* What the exercise asks
All lines from the opening of the entries below through the line containing "const int d = D.width, f = t->f32;" must be output exactly as they appear, with no other lines.

* Entries shown
+ + + +
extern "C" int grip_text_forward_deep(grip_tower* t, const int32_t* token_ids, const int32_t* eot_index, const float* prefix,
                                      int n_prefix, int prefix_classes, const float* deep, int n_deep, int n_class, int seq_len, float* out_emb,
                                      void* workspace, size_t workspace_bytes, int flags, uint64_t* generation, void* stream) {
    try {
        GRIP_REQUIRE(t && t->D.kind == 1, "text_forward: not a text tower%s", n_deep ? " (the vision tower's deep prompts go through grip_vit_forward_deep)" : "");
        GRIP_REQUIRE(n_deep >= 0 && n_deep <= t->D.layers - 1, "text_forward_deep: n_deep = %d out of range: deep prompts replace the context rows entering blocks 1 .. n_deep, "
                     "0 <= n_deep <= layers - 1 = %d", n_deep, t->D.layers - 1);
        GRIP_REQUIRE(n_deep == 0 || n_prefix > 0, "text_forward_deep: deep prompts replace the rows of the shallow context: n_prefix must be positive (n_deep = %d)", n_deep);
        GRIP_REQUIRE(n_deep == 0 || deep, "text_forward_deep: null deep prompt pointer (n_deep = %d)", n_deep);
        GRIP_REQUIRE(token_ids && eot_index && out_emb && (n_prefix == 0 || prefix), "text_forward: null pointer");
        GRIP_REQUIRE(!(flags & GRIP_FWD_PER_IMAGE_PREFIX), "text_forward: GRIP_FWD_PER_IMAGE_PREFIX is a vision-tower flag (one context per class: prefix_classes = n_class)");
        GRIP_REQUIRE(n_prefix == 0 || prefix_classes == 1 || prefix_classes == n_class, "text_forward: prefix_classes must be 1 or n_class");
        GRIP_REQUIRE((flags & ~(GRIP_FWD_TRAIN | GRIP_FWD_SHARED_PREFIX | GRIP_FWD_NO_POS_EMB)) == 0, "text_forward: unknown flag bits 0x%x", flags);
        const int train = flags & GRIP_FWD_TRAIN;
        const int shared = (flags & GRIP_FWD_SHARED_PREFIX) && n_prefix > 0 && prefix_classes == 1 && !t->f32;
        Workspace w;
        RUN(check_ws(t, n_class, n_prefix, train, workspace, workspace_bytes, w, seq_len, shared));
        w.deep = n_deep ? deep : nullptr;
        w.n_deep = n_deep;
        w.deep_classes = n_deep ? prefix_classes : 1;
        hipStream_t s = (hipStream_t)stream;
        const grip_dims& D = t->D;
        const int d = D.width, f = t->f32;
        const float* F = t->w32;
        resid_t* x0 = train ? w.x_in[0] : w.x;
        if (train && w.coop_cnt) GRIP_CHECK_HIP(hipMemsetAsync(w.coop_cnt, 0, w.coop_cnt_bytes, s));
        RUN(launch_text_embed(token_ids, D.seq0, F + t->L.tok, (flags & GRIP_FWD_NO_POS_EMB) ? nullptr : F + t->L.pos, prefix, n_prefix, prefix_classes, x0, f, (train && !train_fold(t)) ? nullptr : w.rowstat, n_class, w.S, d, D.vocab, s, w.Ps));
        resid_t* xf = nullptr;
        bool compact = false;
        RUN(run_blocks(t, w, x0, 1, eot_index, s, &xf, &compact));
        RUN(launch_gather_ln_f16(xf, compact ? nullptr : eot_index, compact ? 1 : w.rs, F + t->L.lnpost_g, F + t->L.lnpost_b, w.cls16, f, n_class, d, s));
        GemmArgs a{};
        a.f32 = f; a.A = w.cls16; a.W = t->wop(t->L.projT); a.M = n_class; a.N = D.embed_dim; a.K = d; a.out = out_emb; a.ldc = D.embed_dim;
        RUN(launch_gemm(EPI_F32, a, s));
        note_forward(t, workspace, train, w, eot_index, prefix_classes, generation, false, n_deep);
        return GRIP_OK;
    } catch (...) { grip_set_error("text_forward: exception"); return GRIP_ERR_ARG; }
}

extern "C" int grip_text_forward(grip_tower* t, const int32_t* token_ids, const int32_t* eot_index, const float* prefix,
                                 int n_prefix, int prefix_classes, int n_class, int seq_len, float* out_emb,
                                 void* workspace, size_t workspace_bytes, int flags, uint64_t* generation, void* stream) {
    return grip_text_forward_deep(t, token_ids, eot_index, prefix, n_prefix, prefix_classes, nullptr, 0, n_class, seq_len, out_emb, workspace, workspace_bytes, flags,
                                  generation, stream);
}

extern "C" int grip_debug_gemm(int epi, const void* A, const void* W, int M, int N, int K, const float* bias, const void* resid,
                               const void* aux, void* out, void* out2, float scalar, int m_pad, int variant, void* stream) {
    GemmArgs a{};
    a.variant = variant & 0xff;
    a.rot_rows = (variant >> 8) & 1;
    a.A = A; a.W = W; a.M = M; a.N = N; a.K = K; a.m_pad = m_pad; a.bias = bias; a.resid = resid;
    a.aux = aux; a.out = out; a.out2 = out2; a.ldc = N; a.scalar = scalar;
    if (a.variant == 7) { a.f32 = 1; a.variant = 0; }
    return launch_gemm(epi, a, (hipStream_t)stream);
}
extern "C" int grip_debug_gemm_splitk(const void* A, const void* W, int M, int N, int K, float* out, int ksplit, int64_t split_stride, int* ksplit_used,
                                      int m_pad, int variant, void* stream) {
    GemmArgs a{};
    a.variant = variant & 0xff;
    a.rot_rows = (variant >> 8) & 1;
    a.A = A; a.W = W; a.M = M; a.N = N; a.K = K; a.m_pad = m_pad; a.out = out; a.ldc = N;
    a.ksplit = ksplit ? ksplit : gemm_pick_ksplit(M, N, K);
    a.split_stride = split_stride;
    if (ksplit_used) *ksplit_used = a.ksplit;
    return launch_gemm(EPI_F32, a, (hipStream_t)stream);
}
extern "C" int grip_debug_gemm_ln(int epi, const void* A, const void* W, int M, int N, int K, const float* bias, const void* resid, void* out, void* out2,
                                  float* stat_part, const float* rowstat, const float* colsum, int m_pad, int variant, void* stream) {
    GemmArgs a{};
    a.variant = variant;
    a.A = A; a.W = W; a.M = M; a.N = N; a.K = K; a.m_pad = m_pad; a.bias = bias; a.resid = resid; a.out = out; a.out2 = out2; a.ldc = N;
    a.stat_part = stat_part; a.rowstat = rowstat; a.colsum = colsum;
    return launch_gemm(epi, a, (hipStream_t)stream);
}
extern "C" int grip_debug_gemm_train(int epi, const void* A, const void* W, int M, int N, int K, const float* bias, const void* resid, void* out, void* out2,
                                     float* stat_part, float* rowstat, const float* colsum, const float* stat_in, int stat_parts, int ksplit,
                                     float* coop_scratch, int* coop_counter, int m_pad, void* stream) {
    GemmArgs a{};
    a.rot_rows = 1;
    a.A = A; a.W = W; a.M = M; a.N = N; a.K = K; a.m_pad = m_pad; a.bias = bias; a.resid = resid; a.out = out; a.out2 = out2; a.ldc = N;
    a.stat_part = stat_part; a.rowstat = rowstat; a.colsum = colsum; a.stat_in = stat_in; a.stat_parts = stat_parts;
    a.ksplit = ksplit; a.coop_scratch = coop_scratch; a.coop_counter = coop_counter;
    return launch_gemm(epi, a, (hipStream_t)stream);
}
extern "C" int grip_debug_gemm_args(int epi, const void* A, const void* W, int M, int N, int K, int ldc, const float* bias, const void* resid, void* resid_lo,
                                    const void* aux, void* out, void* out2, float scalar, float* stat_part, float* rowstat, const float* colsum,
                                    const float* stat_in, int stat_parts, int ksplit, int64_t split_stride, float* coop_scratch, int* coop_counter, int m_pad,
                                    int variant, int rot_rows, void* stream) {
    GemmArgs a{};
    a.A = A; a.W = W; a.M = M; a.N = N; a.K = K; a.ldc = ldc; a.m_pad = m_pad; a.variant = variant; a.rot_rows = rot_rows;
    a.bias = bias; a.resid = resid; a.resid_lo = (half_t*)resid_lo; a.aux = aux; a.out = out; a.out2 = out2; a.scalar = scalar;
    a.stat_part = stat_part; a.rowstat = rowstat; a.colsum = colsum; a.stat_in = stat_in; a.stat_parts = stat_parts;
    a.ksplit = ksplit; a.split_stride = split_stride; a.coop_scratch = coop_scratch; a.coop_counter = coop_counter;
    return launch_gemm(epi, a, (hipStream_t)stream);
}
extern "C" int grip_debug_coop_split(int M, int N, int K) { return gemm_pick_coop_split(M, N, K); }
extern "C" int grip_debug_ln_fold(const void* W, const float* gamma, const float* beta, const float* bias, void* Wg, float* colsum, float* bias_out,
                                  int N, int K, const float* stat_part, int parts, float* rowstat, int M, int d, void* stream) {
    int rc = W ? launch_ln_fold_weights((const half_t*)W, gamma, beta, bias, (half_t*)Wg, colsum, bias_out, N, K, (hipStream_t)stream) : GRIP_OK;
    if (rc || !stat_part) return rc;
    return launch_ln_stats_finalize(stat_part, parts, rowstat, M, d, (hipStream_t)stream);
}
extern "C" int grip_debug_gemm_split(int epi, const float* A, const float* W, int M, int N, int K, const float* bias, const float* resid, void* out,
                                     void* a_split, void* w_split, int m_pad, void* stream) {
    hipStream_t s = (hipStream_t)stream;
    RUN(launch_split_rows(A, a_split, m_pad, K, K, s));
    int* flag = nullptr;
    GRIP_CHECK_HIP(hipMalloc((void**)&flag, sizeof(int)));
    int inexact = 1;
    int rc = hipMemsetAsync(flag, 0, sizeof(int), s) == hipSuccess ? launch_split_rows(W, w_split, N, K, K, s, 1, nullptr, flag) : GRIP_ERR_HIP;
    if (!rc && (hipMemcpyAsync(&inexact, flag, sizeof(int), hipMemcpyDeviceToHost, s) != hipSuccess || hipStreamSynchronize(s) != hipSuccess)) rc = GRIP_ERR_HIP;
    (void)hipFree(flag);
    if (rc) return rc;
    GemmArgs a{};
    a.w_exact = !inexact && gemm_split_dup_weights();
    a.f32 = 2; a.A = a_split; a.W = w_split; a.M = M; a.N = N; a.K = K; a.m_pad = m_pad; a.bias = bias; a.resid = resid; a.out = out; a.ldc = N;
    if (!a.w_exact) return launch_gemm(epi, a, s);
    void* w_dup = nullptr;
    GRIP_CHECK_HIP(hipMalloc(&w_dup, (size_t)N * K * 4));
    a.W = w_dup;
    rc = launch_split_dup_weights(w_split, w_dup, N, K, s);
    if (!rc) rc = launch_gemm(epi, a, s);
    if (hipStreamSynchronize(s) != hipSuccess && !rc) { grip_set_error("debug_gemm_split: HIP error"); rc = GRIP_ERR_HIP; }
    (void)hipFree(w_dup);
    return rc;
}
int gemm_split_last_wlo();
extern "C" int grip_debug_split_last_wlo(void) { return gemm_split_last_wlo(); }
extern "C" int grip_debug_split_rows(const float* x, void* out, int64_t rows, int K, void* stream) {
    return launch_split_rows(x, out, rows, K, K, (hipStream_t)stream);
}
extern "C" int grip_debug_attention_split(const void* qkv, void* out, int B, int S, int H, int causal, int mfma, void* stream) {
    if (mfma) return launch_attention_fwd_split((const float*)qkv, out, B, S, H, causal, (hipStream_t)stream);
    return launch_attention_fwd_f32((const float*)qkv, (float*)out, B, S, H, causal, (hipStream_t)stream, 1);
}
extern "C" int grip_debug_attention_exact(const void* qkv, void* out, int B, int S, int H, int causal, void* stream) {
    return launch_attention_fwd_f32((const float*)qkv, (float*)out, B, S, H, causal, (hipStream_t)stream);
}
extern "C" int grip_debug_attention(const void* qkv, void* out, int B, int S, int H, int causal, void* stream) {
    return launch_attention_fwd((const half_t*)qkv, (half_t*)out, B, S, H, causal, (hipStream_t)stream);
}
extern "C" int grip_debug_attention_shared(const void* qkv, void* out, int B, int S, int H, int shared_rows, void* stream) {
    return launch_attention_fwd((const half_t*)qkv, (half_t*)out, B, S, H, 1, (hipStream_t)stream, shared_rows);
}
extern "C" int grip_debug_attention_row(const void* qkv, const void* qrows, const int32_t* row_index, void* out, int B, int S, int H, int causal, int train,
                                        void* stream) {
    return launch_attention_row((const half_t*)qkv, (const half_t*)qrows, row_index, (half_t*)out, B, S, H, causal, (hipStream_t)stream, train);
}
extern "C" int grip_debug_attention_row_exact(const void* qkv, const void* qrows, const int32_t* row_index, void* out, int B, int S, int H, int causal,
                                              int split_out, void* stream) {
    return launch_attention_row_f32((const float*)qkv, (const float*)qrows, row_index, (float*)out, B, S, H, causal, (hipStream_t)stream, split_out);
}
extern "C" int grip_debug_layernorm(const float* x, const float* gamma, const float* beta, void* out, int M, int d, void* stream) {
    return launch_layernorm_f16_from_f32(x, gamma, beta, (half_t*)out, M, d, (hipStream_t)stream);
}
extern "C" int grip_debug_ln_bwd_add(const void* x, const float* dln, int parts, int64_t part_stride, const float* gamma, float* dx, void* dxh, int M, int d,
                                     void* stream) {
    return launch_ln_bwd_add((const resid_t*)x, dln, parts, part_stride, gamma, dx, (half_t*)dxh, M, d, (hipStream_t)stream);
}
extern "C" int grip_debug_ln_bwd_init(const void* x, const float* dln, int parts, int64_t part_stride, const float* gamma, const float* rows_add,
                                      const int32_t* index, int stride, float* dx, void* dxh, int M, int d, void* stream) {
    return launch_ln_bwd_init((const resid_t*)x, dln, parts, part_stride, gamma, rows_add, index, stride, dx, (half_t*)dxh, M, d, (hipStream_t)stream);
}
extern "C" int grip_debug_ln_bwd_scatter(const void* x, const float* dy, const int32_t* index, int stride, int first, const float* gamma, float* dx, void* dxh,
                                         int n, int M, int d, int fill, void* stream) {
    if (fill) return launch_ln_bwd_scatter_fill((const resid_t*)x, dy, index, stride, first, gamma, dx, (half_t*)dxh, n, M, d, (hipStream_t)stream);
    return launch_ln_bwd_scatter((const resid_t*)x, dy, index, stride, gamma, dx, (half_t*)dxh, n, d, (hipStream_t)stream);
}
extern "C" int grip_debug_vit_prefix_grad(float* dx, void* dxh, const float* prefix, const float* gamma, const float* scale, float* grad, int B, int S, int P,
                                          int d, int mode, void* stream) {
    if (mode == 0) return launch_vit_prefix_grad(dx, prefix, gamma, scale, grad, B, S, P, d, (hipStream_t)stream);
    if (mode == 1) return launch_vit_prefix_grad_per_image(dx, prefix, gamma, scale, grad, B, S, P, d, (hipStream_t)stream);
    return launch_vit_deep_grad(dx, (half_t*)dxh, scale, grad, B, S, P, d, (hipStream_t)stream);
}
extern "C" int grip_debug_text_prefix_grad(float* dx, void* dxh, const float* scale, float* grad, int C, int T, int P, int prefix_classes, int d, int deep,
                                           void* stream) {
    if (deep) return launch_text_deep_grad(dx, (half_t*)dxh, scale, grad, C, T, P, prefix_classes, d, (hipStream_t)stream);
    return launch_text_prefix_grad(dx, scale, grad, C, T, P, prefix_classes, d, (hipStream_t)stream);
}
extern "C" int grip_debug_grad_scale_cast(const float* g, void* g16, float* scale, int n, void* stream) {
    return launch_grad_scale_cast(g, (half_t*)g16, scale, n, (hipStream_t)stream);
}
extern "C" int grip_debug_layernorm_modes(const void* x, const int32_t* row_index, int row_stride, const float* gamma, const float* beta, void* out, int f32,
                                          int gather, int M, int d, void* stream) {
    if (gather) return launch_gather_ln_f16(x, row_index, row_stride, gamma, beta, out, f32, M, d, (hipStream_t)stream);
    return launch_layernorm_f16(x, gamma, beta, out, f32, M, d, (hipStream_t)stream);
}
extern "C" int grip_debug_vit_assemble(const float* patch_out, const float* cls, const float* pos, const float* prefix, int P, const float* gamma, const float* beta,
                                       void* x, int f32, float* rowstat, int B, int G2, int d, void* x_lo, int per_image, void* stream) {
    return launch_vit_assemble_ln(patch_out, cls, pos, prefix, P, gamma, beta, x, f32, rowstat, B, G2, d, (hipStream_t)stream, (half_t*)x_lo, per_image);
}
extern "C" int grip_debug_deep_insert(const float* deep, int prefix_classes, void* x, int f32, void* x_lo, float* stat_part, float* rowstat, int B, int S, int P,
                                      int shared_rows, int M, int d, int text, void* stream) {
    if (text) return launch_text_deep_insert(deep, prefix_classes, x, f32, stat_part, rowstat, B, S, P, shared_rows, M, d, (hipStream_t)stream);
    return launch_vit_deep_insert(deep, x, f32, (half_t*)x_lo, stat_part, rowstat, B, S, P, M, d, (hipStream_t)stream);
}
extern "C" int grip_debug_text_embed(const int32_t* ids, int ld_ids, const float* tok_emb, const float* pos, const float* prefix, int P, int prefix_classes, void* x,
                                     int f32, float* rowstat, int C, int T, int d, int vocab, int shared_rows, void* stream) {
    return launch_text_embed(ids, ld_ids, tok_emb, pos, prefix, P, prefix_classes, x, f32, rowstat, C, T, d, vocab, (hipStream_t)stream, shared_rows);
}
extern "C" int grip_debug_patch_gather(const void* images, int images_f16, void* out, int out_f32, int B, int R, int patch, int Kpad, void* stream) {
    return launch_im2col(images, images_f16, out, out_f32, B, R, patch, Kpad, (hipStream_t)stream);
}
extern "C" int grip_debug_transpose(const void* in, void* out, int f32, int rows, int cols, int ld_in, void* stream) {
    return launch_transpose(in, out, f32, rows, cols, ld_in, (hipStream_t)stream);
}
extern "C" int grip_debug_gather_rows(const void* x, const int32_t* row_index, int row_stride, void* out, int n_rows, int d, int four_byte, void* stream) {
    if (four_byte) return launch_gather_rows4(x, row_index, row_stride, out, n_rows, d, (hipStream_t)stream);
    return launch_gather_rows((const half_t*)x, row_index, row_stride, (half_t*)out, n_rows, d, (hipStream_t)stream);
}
+ + + +
* Exercise response
extern "C" int grip_text_forward_deep(grip_tower* t, const int32_t* token_ids, const int32_t* eot_index, const float* prefix,
                                      int n_prefix, int prefix_classes, const float* deep, int n_deep, int n_class, int seq_len, float* out_emb,
                                      void* workspace, size_t workspace_bytes, int flags, uint64_t* generation, void* stream) {
    try {
        GRIP_REQUIRE(t && t->D.kind == 1, "text_forward: not a text tower%s", n_deep ? " (the vision tower's deep prompts go through grip_vit_forward_deep)" : "");
        GRIP_REQUIRE(n_deep >= 0 && n_deep <= t->D.layers - 1, "text_forward_deep: n_deep = %d out of range: deep prompts replace the context rows entering blocks 1 .. n_deep, "
                     "0 <= n_deep <= layers - 1 = %d", n_deep, t->D.layers - 1);
        GRIP_REQUIRE(n_deep == 0 || n_prefix > 0, "text_forward_deep: deep prompts replace the rows of the shallow context: n_prefix must be positive (n_deep = %d)", n_deep);
        GRIP_REQUIRE(n_deep == 0 || deep, "text_forward_deep: null deep prompt pointer (n_deep = %d)", n_deep);
        GRIP_REQUIRE(token_ids && eot_index && out_emb && (n_prefix == 0 || prefix), "text_forward: null pointer");
        GRIP_REQUIRE(!(flags & GRIP_FWD_PER_IMAGE_PREFIX), "text_forward: GRIP_FWD_PER_IMAGE_PREFIX is a vision-tower flag (one context per class: prefix_classes = n_class)");
        GRIP_REQUIRE(n_prefix == 0 || prefix_classes == 1 || prefix_classes == n_class, "text_forward: prefix_classes must be 1 or n_class");
        GRIP_REQUIRE((flags & ~(GRIP_FWD_TRAIN | GRIP_FWD_SHARED_PREFIX | GRIP_FWD_NO_POS_EMB)) == 0, "text_forward: unknown flag bits 0x%x", flags);
        const int train = flags & GRIP_FWD_TRAIN;
        const int shared = (flags & GRIP_FWD_SHARED_PREFIX) && n_prefix > 0 && prefix_classes == 1 && !t->f32;
        Workspace w;
        RUN(check_ws(t, n_class, n_prefix, train, workspace, workspace_bytes, w, seq_len, shared));
        w.deep = n_deep ? deep : nullptr;
        w.n_deep = n_deep;
        w.deep_classes = n_deep ? prefix_classes : 1;
        hipStream_t s = (hipStream_t)stream;
        const grip_dims& D = t->D;
        const int d = D.width, f = t->f32;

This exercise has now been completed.